# Features
## Internal Optional Features (Workspace Features)
`dft` incubates several optional features in it's `crates` directory. This provides us with the ability to quickly iterate on new features and test them in the main application while at the same time making it easy to export them to their own crates when they are ready.
### Parquet Functions (`--features=functions-parquet`)
Includes functions from [datafusion-function-parquet] for querying Parquet files in DataFusion in `dft`. For example:
```sql
SELECT * FROM parquet_metadata('my_parquet_file.parquet')
```
### WASM UDF Functions (`--features=udfs-wasm`)

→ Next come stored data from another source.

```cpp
template <int MODE, bool SPLIT, bool ALT = false, bool LAT = false, bool PLANNED = false>
__global__ __launch_bounds__(TRACE_BLOCK, !f4_class_split(MODE) ? 1
                                          : weighted(MODE) ? (channels(MODE) == 1 ? 6 : 7 - channels(MODE))
                                          : (SPLIT ? 8 : 6))
void trace_kernel(const TraceArgs a)
{
    static_assert(!ALT || f4_integrals(MODE), "no alternative path for this mode");
    static_assert(!LAT || has_lattice(MODE), "no lattice cull for this mode");
    static_assert(!PLANNED || (SPLIT && !LAT && f4_sums(MODE)), "planned: class-split column densities only");
    if constexpr (PLANNED) {
        if (*plan_const<uint32_t>(a.plan_usable) == 0u) return;
    } else if (has_lattice(MODE)) {
        if (a.plan_usable && *a.plan_usable != 0u) return;
        if (a.lat_dev ? (*a.lat_dev != 0) != LAT : LAT) return;
        if (a.stage_dev && *a.stage_dev != a.stage_want) return;
    }
    constexpr bool FAST = ALT && f4_sums(MODE);
    constexpr bool WEIGHTED = weighted(MODE);
    constexpr int NW = channels(MODE), WP = WEIGHTED ? (NW + 1) / 2 : 0;
    using BRec = std::conditional_t<WEIGHTED, WeightedB<NW>, float2>;
    __shared__ double2 s_lut[FAST ? 1 : N_TABLE];
    constexpr int LUTF_N = 256;
    __shared__ float2 s_lutf[FAST ? LUTF_N : 1];
    constexpr bool D4 = primitive(MODE) == PRIM_D4, F4D = primitive(MODE) == PRIM_F4D;
    constexpr bool LDS_TILE = primitive(MODE) == PRIM_F4;
    __shared__ __align__(16) float2 s_tile[LDS_TILE ? TRACE_BLOCK / 64 : 1][LDS_TILE ? 3 + WP : 1][LDS_TILE ? 66 : 1];
    __shared__ double s_tile_d[D4 ? TRACE_BLOCK / 64 : 1][D4 ? 64 : 1][D4 ? 6 : 1];
    __shared__ float4 s_tile_f[F4D ? TRACE_BLOCK / 64 : 1][F4D ? 64 : 1][F4D ? 2 : 1];
    const int lane = threadIdx.x & 63;
    static_assert(!SPLIT || class_split(MODE) || MODE == MODE_HITS, "triangle and stats walks do not split");
    constexpr bool RANGE_SPLIT = SPLIT && MODE == MODE_HITS;
    const int split_ordinary = !SPLIT ? 1 : (!RANGE_SPLIT && a.split_dev) ? *a.split_dev : a.split;
    int split_planned = 0;
    if constexpr (PLANNED)
        if (a.plan_split_dev) split_planned = *plan_const<int>(a.plan_split_dev);
    const int split = PLANNED && split_planned > 0 ? split_planned : split_ordinary;
    const int n_packets = (a.n_rays + a.width - 1) / a.width;
    const int nb = (n_packets * split + TRACE_BLOCK / 64 - 1) / (TRACE_BLOCK / 64);
    const int q = nb >> 3, r8 = nb & 7, xcd = blockIdx.x & 7, slot = blockIdx.x >> 3;
    if (slot >= q + (xcd < r8 ? 1 : 0)) return;
    const int vblock = (xcd < r8 ? xcd * (q + 1) : r8 * (q + 1) + (xcd - r8) * q) + slot;
    const int wave_id = __builtin_amdgcn_readfirstlane(vblock * (TRACE_BLOCK / 64)
                                                       + (threadIdx.x >> 6));
    if (integrates(MODE)) {
        if (FAST) {
            static_assert(TRACE_BLOCK >= 256, "one table entry per thread");
            float2 e = make_float2(0.f, 0.f);
            if (threadIdx.x < N_TABLE - 1) {
                const double y0 = a.kernel_table[threadIdx.x], dy = a.kernel_table[threadIdx.x + 1] - y0;
                e = make_float2(float(y0 - double(threadIdx.x) * dy), float(dy));
            }
            if (threadIdx.x < LUTF_N) s_lutf[threadIdx.x] = e;
        } else if (threadIdx.x < N_TABLE) {
            const int i0 = threadIdx.x;
            const double y0 = a.kernel_table[i0];
            const double y1 = i0 + 1 < N_TABLE ? a.kernel_table[i0 + 1] : y0;
            s_lut[threadIdx.x] = make_double2(y0, y1 - y0);
        }
        __syncthreads();
    }
    int packet = wave_id / split, part = wave_id - packet * split;
    int prim_lo = 0, prim_hi = 0x7fffffff;
    if (RANGE_SPLIT) {
        if (wave_id >= *a.n_wave_map) return;
        const int4 wm = a.wave_map[wave_id];
        packet = wm.x; part = 0;
        prim_lo = wm.y << a.chunk_shift;
        prim_hi = wm.z << a.chunk_shift;
        if (prim_lo >= prim_hi) return;
    }
    const int first_ray = packet * a.width;
    if (first_ray >= a.n_rays) return;
    const int classes_per_part = SUM_CLASSES / split;
    const int own_lo = part * classes_per_part, own_hi = own_lo + classes_per_part;
    auto owns_granule = [&](const int g) {
        if (RANGE_SPLIT) { const int p = g << GRANULE_SHIFT; return p >= prim_lo && p < prim_hi; }
        const int c = g & (SUM_CLASSES - 1);
        return c >= own_lo && c < own_hi;
    };
    auto foreign_range = [&](const int first, const int count) {
        if (RANGE_SPLIT) return first + count <= prim_lo || first >= prim_hi;
        const int g0 = first >> GRANULE_SHIFT, g1 = (first + count - 1) >> GRANULE_SHIFT;
        return g1 - g0 <= 1 && !owns_granule(g0) && !owns_granule(g1);
    };
    const PacketRay ray = load_packet_ray(a, first_ray, lane);
    const bool valid = ray.valid;
    const int ray_index = ray.index;
    const float dx = ray.dx, dy = ray.dy, dz = ray.dz;
    const float ox = ray.ox, oy = ray.oy, oz = ray.oz;
    const float len = ray.len;
    const float ix = 1.f / dx, iy = 1.f / dy, iz = 1.f / dz;
    const Beam beam = packet_beam(ray);
    int axis = -1;
    if (!ordered(MODE)) axis = packet_axis(dx, dy, dz);
    __shared__ Pencil s_pencil[TRACE_BLOCK / 64];
    Pencil pencil;
    bool is_pencil = false;
    if (!PLANNED && axis < 0 && MODE != MODE_STATS && beam.olo[0] == beam.ohi[0] && beam.olo[1] == beam.ohi[1]
        && beam.olo[2] == beam.ohi[2]) {
        float sx = dx, sy = dy, sz = dz;
#pragma unroll
        for (int off = 32; off > 0; off >>= 1) {
            sx += __shfl_xor(sx, off); sy += __shfl_xor(sy, off); sz += __shfl_xor(sz, off);
        }
        const float inv = 1.0f / sqrtf(sx * sx + sy * sy + sz * sz);
        const float ax = sx * inv, ay = sy * inv, az = sz * inv;
        const float cx = ay * dz - az * dy, cy = az * dx - ax * dz, cz = ax * dy - ay * dx;
        const float sin_t = wave_max(sqrtf(cx * cx + cy * cy + cz * cz)) + 2e-6f;
        const float cos_min = wave_min(ax * dx + ay * dy + az * dz);
        if (cos_min > 0.5f && sin_t < 0.8660254f) {
            is_pencil = true;
            pencil.ox = beam.olo[0]; pencil.oy = beam.olo[1]; pencil.oz = beam.olo[2];
            pencil.ax = ax; pencil.ay = ay; pencil.az = az;
            pencil.sin_t = sin_t;
            pencil.cos_t = sqrtf(1.0f - sin_t * sin_t);
            float ux, uy, uz;
            if (fabsf(ax) <= fabsf(ay) && fabsf(ax) <= fabsf(az)) { ux = 0.f; uy = -az; uz = ay; }
            else if (fabsf(ay) <= fabsf(az)) { ux = az; uy = 0.f; uz = -ax; }
            else { ux = -ay; uy = ax; uz = 0.f; }
            const float un = 1.0f / sqrtf(ux * ux + uy * uy + uz * uz);
            ux *= un; uy *= un; uz *= un;
            const float vx = ay * uz - az * uy, vy = az * ux - ax * uz, vz = ax * uy - ay * ux;
            const float da_ = ax * dx + ay * dy + az * dz;
            const float tu = (ux * dx + uy * dy + uz * dz) / da_, tv = (vx * dx + vy * dy + vz * dz) / da_;
            const float m = 4e-6f;
            const float tu_lo = wave_min(tu) - m, tu_hi = wave_max(tu) + m;
            const float tv_lo = wave_min(tv) - m, tv_hi = wave_max(tv) + m;
            auto plane = [&](int k, float cu, float cv, float ca) {
                float px = cu * ux + cv * vx + ca * ax, py = cu * uy + cv * vy + ca * ay,
                      pz = cu * uz + cv * vz + ca * az;
                const float pn = 1.0f / sqrtf(px * px + py * py + pz * pz);
                pencil.nx[k] = px * pn; pencil.ny[k] = py * pn; pencil.nz[k] = pz * pn;
            };
            plane(0, 1.f, 0.f, -tu_hi);
            plane(1, -1.f, 0.f, tu_lo);
            plane(2, 0.f, 1.f, -tv_hi);
            plane(3, 0.f, -1.f, tv_lo);
            if (lane == 0) s_pencil[threadIdx.x >> 6] = pencil;
        }
    }
    const AxisRay ar = axis_ray(axis, ray);
    const float oa = ar.oa, da = ar.da, noda = ar.noda, o1 = ar.o1, o2 = ar.o2;
    float noda_lo = 0.f, noda_hi = 0.f, len_lo = 0.f, da0 = 0.f;
    bool same_sense = false;
    if (axis >= 0) axis_extremes(ar, len, noda_lo, noda_hi, len_lo, da0, same_sense);
    const float fat_r2 = FAST && axis >= 0 ? fat_radius2(axis, beam) : INFINITY;
    const int treelet = axis >= 0 ? a.treelet_axis : a.treelet;
    constexpr bool LATTICE = LAT;
    __shared__ float s_lat[LATTICE ? TRACE_BLOCK / 64 : 1][2][8];
    __shared__ float s_lat_r2[LATTICE ? TRACE_BLOCK / 64 : 1];
    if (LATTICE && lane == 0) s_lat_r2[threadIdx.x >> 6] = 0.f;
    if (LATTICE && axis >= 0) {
        bool ok;
        float cell2;
        build_origin_lattice(o1, o2, lane, s_lat, ok, cell2);
        if (lane == 0) s_lat_r2[threadIdx.x >> 6] = ok ? cell2 : 0.f;
    }

    int count = 0;
    constexpr bool CHUNKED = SPLIT && chunked(MODE);
    int cur_chunk = -1;
    int count_at_chunk = 0;
    float sum = 0.f;
    float wsum[NW] = {};
    constexpr bool CLASSES_F = f4_sums(MODE), CLASSES_D = double_sums(MODE);
    constexpr bool CLASSES = output(MODE) == OUT_SUMS || WEIGHTED;
    __shared__ float s_class[CLASSES_F ? TRACE_BLOCK / 64 : 1][CLASSES_F ? SUM_CLASSES * NW : 1][CLASSES_F ? 64 : 1];
    __shared__ double s_class_d[CLASSES_D ? TRACE_BLOCK / 64 : 1][CLASSES_D ? SUM_CLASSES : 1][CLASSES_D ? 64 : 1];
    const int wv_acc = threadIdx.x >> 6;
    if (CLASSES_F) {
#pragma unroll
        for (int c = 0; c < SUM_CLASSES * NW; ++c) s_class[wv_acc][c][lane] = 0.f;
    }
    if (CLASSES_D) {
#pragma unroll
        for (int c = 0; c < SUM_CLASSES; ++c) s_class_d[wv_acc][c][lane] = 0.0;
    }
    double sum_d = 0.0;
    int cur_granule = -1;
    int cur_granule_end = 0;
    bool cur_owned = true;
    auto enter_granule = [&](const int prim) {
        if (cur_granule >= 0) {
            if constexpr (WEIGHTED) {
#pragma unroll
                for (int c = 0; c < NW; ++c) s_class[wv_acc][(cur_granule & (SUM_CLASSES - 1)) * NW + c][lane] = wsum[c];
            } else {
            if (CLASSES_D) s_class_d[wv_acc][cur_granule & (SUM_CLASSES - 1)][lane] = sum_d;
            else s_class[wv_acc][cur_granule & (SUM_CLASSES - 1)][lane] = sum;
            }
        }
        cur_granule = prim >> GRANULE_SHIFT;
// ... 861 lines not shown
```

### grace-devel_amd/csrc/trace_planned.hip

```cpp
#include "trace_kernel.hpp"

#include <vector>

using namespace grace_hip;

namespace {

struct PlanRef {
    uint4* entries;
    const int2* spans;
    int* counts;
    PlanCtl* ctl;
    int force;
};

template <bool FUSED>
__global__ __launch_bounds__(TRACE_BLOCK) void plan_record_kernel(const TraceArgs a, const PlanRef pl)
{
    __shared__ float s_lat[TRACE_BLOCK / 64][2][8];
    if (pl.spans && !pl.force && pl.ctl->record == 0u) return;
    const int lane = threadIdx.x & 63, wv = threadIdx.x >> 6;
    const int n_packets = (a.n_rays + a.width - 1) / a.width;
    const int packet = blockIdx.x * (TRACE_BLOCK / 64) + wv;
    if (packet >= n_packets) return;
// ... 33 lines not shown
            const bool g_may = box_may_hit(group_boxes[2 * size_t(gj)], group_boxes[2 * size_t(gj) + 1], true);
            const int n_g = min(64, n_groups - g0);
            unsigned long long gmask = __builtin_amdgcn_ballot_w64(g_may) & (n_g >= 64 ? ~0ull : ((1ull << n_g) - 1ull));
            while (gmask != 0ull) {
                const int g = g0 + __builtin_ctzll(gmask);
                gmask &= gmask - 1ull;
                const int r_lo = g << a.group_shift;
                const int r_hi = r_lo + min(1 << a.group_shift, covered - r_lo);
                const int c_first = r_lo >> 6, c_last = (r_hi - 1) >> 6;
                for (int cg = c_first; cg <= c_last; cg += 64) {
                    const int cj = min(cg + lane, c_last);
                    const bool c_may = box_may_hit(a.C[2 * size_t(cj)], a.C[2 * size_t(cj) + 1], false);
                    const int n_c = min(64, c_last - cg + 1);
                    unsigned long long cmask = __builtin_amdgcn_ballot_w64(c_may)
                        & (n_c >= 64 ? ~0ull : ((1ull << n_c) - 1ull));
                    while (cmask != 0ull) {
                        const int c = cg + __builtin_ctzll(cmask);
                        cmask &= cmask - 1ull;
                        const int pbase = c << 6;
                        const int pj = min(max(pbase + lane, r_lo), r_hi - 1);
                        const float4 mine = a.A[pj];
                        const int lo_bit = max(r_lo - pbase, 0), hi_bit = min(r_hi - pbase, 64);
                        const unsigned long long m_mask =
                            (hi_bit >= 64 ? ~0ull : ((1ull << hi_bit) - 1ull)) & (~0ull << lo_bit);
                        const float s1 = axis == 0 ? mine.y : mine.x;
                        const float s2 = axis == 2 ? mine.y : mine.z;
                        const float sa = axis == 0 ? mine.x : axis == 1 ? mine.y : mine.z;
                        const float q1 = s1 - __builtin_amdgcn_fmed3f(s1, lo1, hi1);
                        const float q2 = s2 - __builtin_amdgcn_fmed3f(s2, lo2, hi2);
                        const float b2_lo = FUSED ? __builtin_fmaf(q1, q1, q2 * q2) : q1 * q1 + q2 * q2;
                        bool keep = !(b2_lo >= mine.w);
                        unsigned long long rest = __builtin_amdgcn_ballot_w64(keep) & m_mask;
                        keep = __builtin_amdgcn_inverse_ballot_w64(rest);
                        if (rest != 0ull && __builtin_amdgcn_ballot_w64(keep && mine.w < lat_r2) != 0ull) {
                            float p1 = INFINITY, p2 = INFINITY;
                            for (int k = 0; k < 8; ++k) {
                                p1 = fminf(p1, fabsf(s1 - s_lat[wv][0][k]));
                                p2 = fminf(p2, fabsf(s2 - s_lat[wv][1][k]));
                            }
                            const float nan_if_nan = (s1 + s2) * 0.0f;
                            const float l2 = (FUSED ? __builtin_fmaf(p1, p1, p2 * p2) : p1 * p1 + p2 * p2) + nan_if_nan;
                            keep = keep && !(l2 >= mine.w);
                            rest = __builtin_amdgcn_ballot_w64(keep);
                        }
                        if (rest == 0ull) continue;
                        const unsigned long long inside =
                            __builtin_amdgcn_ballot_w64(__builtin_fmaf(sa, da0, noda_lo) >= 0.0f)
                            & __builtin_amdgcn_ballot_w64(__builtin_fmaf(sa, da0, noda_hi) < len_lo);
                        const bool lean = same_sense && (rest & ~inside) == 0ull;
                        const bool fat = FUSED && (rest & ~__builtin_amdgcn_ballot_w64(mine.w >= fat_r2)) == 0ull;
                        const int cls = (c >> (GRANULE_SHIFT - 6)) & (SUM_CLASSES - 1);
                        const int n = __builtin_amdgcn_readlane(cnt, cls);
                        const int bits = (lean ? 1 : 0) | (fat ? 2 : 0);
                        const int n_surv = __builtin_popcountll(rest);
                        const int open_n = __builtin_amdgcn_readlane(round_n, cls);
                        const int open_bits = __builtin_amdgcn_readlane(round_bits, cls);
                        const bool close_cap = n > 0 && open_n + n_surv > 64;
                        const bool close_flag = n > 0 && !close_cap && open_bits != bits;
                        const bool close = close_cap || close_flag;
                        if (pl.spans) {
                            const int2 span = pl.spans[packet * SUM_CLASSES + cls];
                            if (n < span.y) {
                                if (lane == 0) {
                                    if (close) pl.entries[size_t(span.x) + n - 1].w = uint32_t(open_bits) | PLAN_ROUND_END;
                                    pl.entries[size_t(span.x) + n] =
                                        make_uint4(uint32_t(c), uint32_t(rest), uint32_t(rest >> 32), uint32_t(bits));
                                }
                            } else {
                                failed = true;
                            }
                        }
                        if (lane == cls) {
                            if (close) {
                                t_rounds += 1; t_full += open_n == 64 ? 1 : 0;
                                t_cap += close_cap ? 1 : 0; t_flag += close_flag ? 1 : 0;
                                t_max = max(t_max, open_n);
                                round_n = 0;
                            }
                            round_n += n_surv; round_bits = bits;
                            t_surv += n_surv;
                            cnt += 1;
                        }
                    }
                }
            }
        }
    }
    if (failed) {
        cnt = 0;
        if (lane == 0) { pl.ctl->unusable = 1u; pl.ctl->usable = 0u; }
    }
    if (lane < SUM_CLASSES) pl.counts[packet * SUM_CLASSES + lane] = cnt;
    if (pl.spans && !failed) {
        for (int cls = 0; cls < SUM_CLASSES; ++cls) {
            const int n = __builtin_amdgcn_readlane(cnt, cls);
            const int open_bits = __builtin_amdgcn_readlane(round_bits, cls);
            if (n > 0 && lane == 0)
                pl.entries[size_t(pl.spans[packet * SUM_CLASSES + cls].x) + n - 1].w = uint32_t(open_bits) | PLAN_ROUND_END;
        }
        if (lane < SUM_CLASSES && cnt > 0) {
            t_rounds += 1; t_full += round_n == 64 ? 1 : 0;
            t_max = max(t_max, round_n);
        }
        if (lane >= SUM_CLASSES) cnt = 0;
        int tally[6] = { cnt, t_surv, t_rounds, t_full, t_cap, t_flag };
#pragma unroll
        for (int off = 1; off < SUM_CLASSES; off <<= 1) {
#pragma unroll
            for (int k = 0; k < 6; ++k) tally[k] += __shfl_xor(tally[k], off);
            t_max = max(t_max, __shfl_xor(t_max, off));
        }
        if (lane == 0) {
#pragma unroll
            for (int k = 0; k < 6; ++k)
                if (tally[k]) atomicAdd(&pl.ctl->stats[k], (unsigned long long)tally[k]);
            atomicMax(&pl.ctl->largest_round, uint32_t(t_max));
        }
    }
}
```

Adds the ability to register WASM UDFs. Currently two different input types are supported:
1. Row => WASM native types only (`Int32`, `Int64`, `Float32`, or `Float64`) and the UDF is called once per row.
2. ArrowIpc => The input `ColumnarValue`'s are serialized to Arrow's IPC format and written to the WASM module's linear memory.
More details can be found in [datafusion-udfs-wasm](https://github.com/datafusion-contrib/datafusion-dft/tree/main/crates/datafusion-udfs-wasm).
```toml
[[execution]]
module_functions = {
"/path/to/wasm" = [
{
name = "funcName1",
input_data_type = "Row",
input_types = [
"Int32",
"Int64",
],
return_type = "Int32"
},
{
name = "funcName2",
input_data_type = "ArrowIpc",
input_types = [
"Float32",
"Float64",
],
return_type = "Int32"
}
]
}
```
## External Features
`dft` also has several external optional (conditionally compiled features) integrations which are controlled by [Rust Crate Features]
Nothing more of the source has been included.